La valorisation d’Accenture est très supérieure à la vôtre, citeriez-vous le groupe américain comme votre premier concurrent ? Quid des autres rivaux ?

Oui, Accenture est probablement notre principal concurrent, mais nous en avons aussi de façon plus spécifique parmi les groupes indiens (TCS, Infosys, Wipro, etc.) pour, par exemple, la gestion applicative et la maintenance, et auprès des big four (EY, Deloitte, PwC et KPMG) pour le digital.

Quelles sont les innovations les plus porteuses pour le groupe aujourd’hui ?

Les technologies du cloud apparaissent comme un fort vecteur de croissance, puisque nous n’en sommes qu’au début dans ce domaine. Il y a aussi encore beaucoup à faire dans la data et l’intelligence artificielle. Obtenir les données le plus rapidement possible devient un enjeu majeur dans de nombreuses disciplines. Enfin, la 5G est très prometteuse.

Et demain ?

Il faut surveiller de près l’informatique quantique. On parle de grandes avancées d’ici à 2023. Cela a des implications dans de nombreux domaines, dont la cybersécurité. Il faut se tenir prêts.

Quelles sont vos priorités en matière d’ESG (environnement, social et gouvernance) ?

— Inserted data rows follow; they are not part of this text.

# tesseract-robotics/trajopt

Hardware: NVIDIA B200
Metric: converged trajectories/sec (7-DOF x 30 wp, batch 1024) (higher is better)
Workload: dtype f64

## Files before the change

### trajopt_b200/csrc/qp_cta_kernel.cuh

```cuda
#pragma once
#include "device_types.cuh"
#include "joint_terms.cuh"

namespace tb200 {

#ifdef TB200_PROFILE
static __device__ unsigned long long g_prof[16];
#define PROF_T0() const long long prof_t0_ = clock64()
#define PROF_ADD(slot) do { if (q.tid == 0) atomicAdd(&g_prof[slot], (unsigned long long)(clock64() - prof_t0_)); } while (0)
#else
#define PROF_T0()
#define PROF_ADD(slot)
#endif
#if defined(TB200_PROFILE) && defined(TB200_PROFILE_CHECK)
#define PROF_CHK_T0() long long pc_ = clock64()
#define PROF_CHK(slot) do { const long long n_ = clock64(); if (q.tid == 0) atomicAdd(&g_prof[slot], (unsigned long long)(n_ - pc_)); pc_ = n_; } while (0)
#else
#define PROF_CHK_T0()
#define PROF_CHK(slot)
#endif

constexpr int kQpThreads = 256;
constexpr int kQpThreadsC = 256;
constexpr double kOsqpInf = 1e30;
// ... 100 lines not shown
  return s;
}

enum RowF {
  R_C = 0, R_W,
  R_E, R_DA0, R_DA1, R_EA0, R_EA1,
  R_U0, R_U1, R_B0, R_B1, R_LO, R_UP, R_QA0, R_QA1, R_RHO,
  R_XA0, R_XA1, R_Z, R_Y, R_ZA0, R_ZA1, R_YA0, R_YA1,
  R_RA0, R_RA1, R_COEF, R_WR, R_G0, R_G1, R_DEN, R_WRR,
  R_IDEN, R_IWRR,
  R_DY, R_DYA0, R_DYA1, R_DXA0, R_DXA1,
  R_PW, R_PWA0, R_PWA1, R_PB, R_PY, R_PYA0, R_PYA1, R_PX0, R_PX1,
  R_MV,
  R_NF
};
__host__ __device__ inline int qp_row_stride(int CN) { return 3 * CN + R_NF; }

struct SmVec {
  int off;
  __device__ __forceinline__ double* ptr() const {
    extern __shared__ double sm[];
    return sm + off;
  }
  __device__ __forceinline__ double& operator[](int i) const { return ptr()[i]; }
  __device__ __forceinline__ operator double*() const { return ptr(); }
  __device__ __forceinline__ SmVec& operator=(double* p) {
    extern __shared__ double sm[];
    off = static_cast<int>(p - sm);
    return *this;
  }
};

struct QpCtx {
  int N, Np, nb, M, T, D, CN, RS, tid, nrows;
  double *SA, *SLM, *SU;
  SmVec beta, x, zb, yb, v1, w, qs, lbs, ubs, tmp, red, flag;
  int* colptr;
  SmVec Dz, v2;
  double* rows;
  double* soa;
  double* smbase;
  int rows_smem;
  int* rints;
  const int* colent;
  const double* Pband;
  const int* band_offs;
  int n_band;
  double* scratch;
  int pinv;
  PinvPlan pl;
  double* pi_g;
  double* z_stash;
  double c, cinv, rho, rho_eq, sigma, alpha;
  __device__ __forceinline__ double* R(int r) const { return rows + static_cast<size_t>(r) * RS; }
  __device__ __forceinline__ double* F(int r) const { return rows + static_cast<size_t>(r) * RS + 2 * CN; }
  __device__ __forceinline__ const int* I(int r) const { return rints + static_cast<size_t>(r) * RI_NINTS; }
};

__device__ __forceinline__ double warp_max_norm(double v) {
  v = (v != v) ? 0.0 : v;
  const unsigned hi = static_cast<unsigned>(__double2hiint(v)) & 0x7fffffffu, lo = static_cast<unsigned>(__double2loint(v));
  const unsigned mh = __reduce_max_sync(0xffffffffu, hi);
  const unsigned ml = __reduce_max_sync(0xffffffffu, hi == mh ? lo : 0u);
  return __hiloint2double(static_cast<int>(mh), static_cast<int>(ml));
}
template <int NQ, unsigned SUM_MASK>
__device__ __forceinline__ void block_reduce(const QpCtx& q, double (&vals)[NQ]) {
  static_assert(NQ <= 16, "red area too small");
  extern __shared__ double sm[];
  double* const red = sm + (q.red - q.smbase);
  const int lane = q.tid & 31, wid = q.tid >> 5;
  __syncwarp();
#pragma unroll
  for (int k = 0; k < NQ; ++k) {
    double v = vals[k];
    if ((SUM_MASK >> k) & 1u) {
#pragma unroll
      for (int off = 16; off > 0; off >>= 1) v += __shfl_xor_sync(0xffffffffu, v, off);
    } else {
      v = warp_max_norm(v);
    }
    vals[k] = v;
  }
  if (lane == 0) {
#pragma unroll
    for (int k = 0; k < NQ; ++k) red[k * 8 + wid] = vals[k];
  }
  __syncthreads();
#pragma unroll
  for (int k = 0; k < NQ; ++k) {
    if ((SUM_MASK >> k) & 1u) {
      double acc = red[k * 8];
#pragma unroll
      for (int w = 1; w < kQpThreads / 32; ++w) acc += red[k * 8 + w];
      vals[k] = acc;
    } else {
      vals[k] = warp_max_norm(red[k * 8 + (lane & 7)]);
    }
  }
  __syncthreads();
}

struct SysW {
  bool polish;
  double sig, rho_aux;
};

__device__ __forceinline__ int row_var(const int* I, int k) {
  return I[RI_BASE] + min(k, I[RI_CNT] - 1) * I[RI_STRIDE];
}
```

Capgemini n’a pas une empreinte carbone importante, mais nous souhaitons abaisser de 10 millions de tonnes celle de nos clients d’ici à 2030. De notre côté, nous veillons à une multitude de détails qui feront la différence au-delà de la réduction des déplacements, avec, par exemple, les voitures de fonction intégralement électriques ou hybrides d’ici cinq ans, la disparition des bouteilles d’eau dans les bureaux, la limitation des impressions, etc. Par ailleurs, nous travaillons à la plantation d’un million d’arbres en Inde, où nos campus sont très verts. Pour le côté social, nous estimons à un tiers les embauches en France provenant de quartiers prioritaires et nous travaillons à réduire la fracture numérique. Nous avons un vrai rôle à jouer dans ce domaine.

LA QUESTION QUI DÉRANGE

La reprise se passe-t-elle comme prévu ?La reprise se poursuit. Le manque de visibilité, avec la deuxième vague de la pandémie, qui semble se concrétiser dans certains pays, explique l’ampleur de notre fourchette d’objectifs de croissance organique, compris entre -3% et -4,5% sur l’année, après un point bas à -7,8% de croissance au deuxième trimestre. La reprise dans l’automobile devrait se confirmer dans les six mois à venir, avec une accélération de la transition vers des voitures électriques et hybrides, alimentée par une forte prise de conscience écologique partout dans le monde. En revanche, malgré, par exemple, l’annonce par Airbus de la commercialisation ­d’avions à hydrogène avant 2035, le secteur aéronautique reste très dépendant de l’aviation commerciale, qui mettra du temps à redémarrer.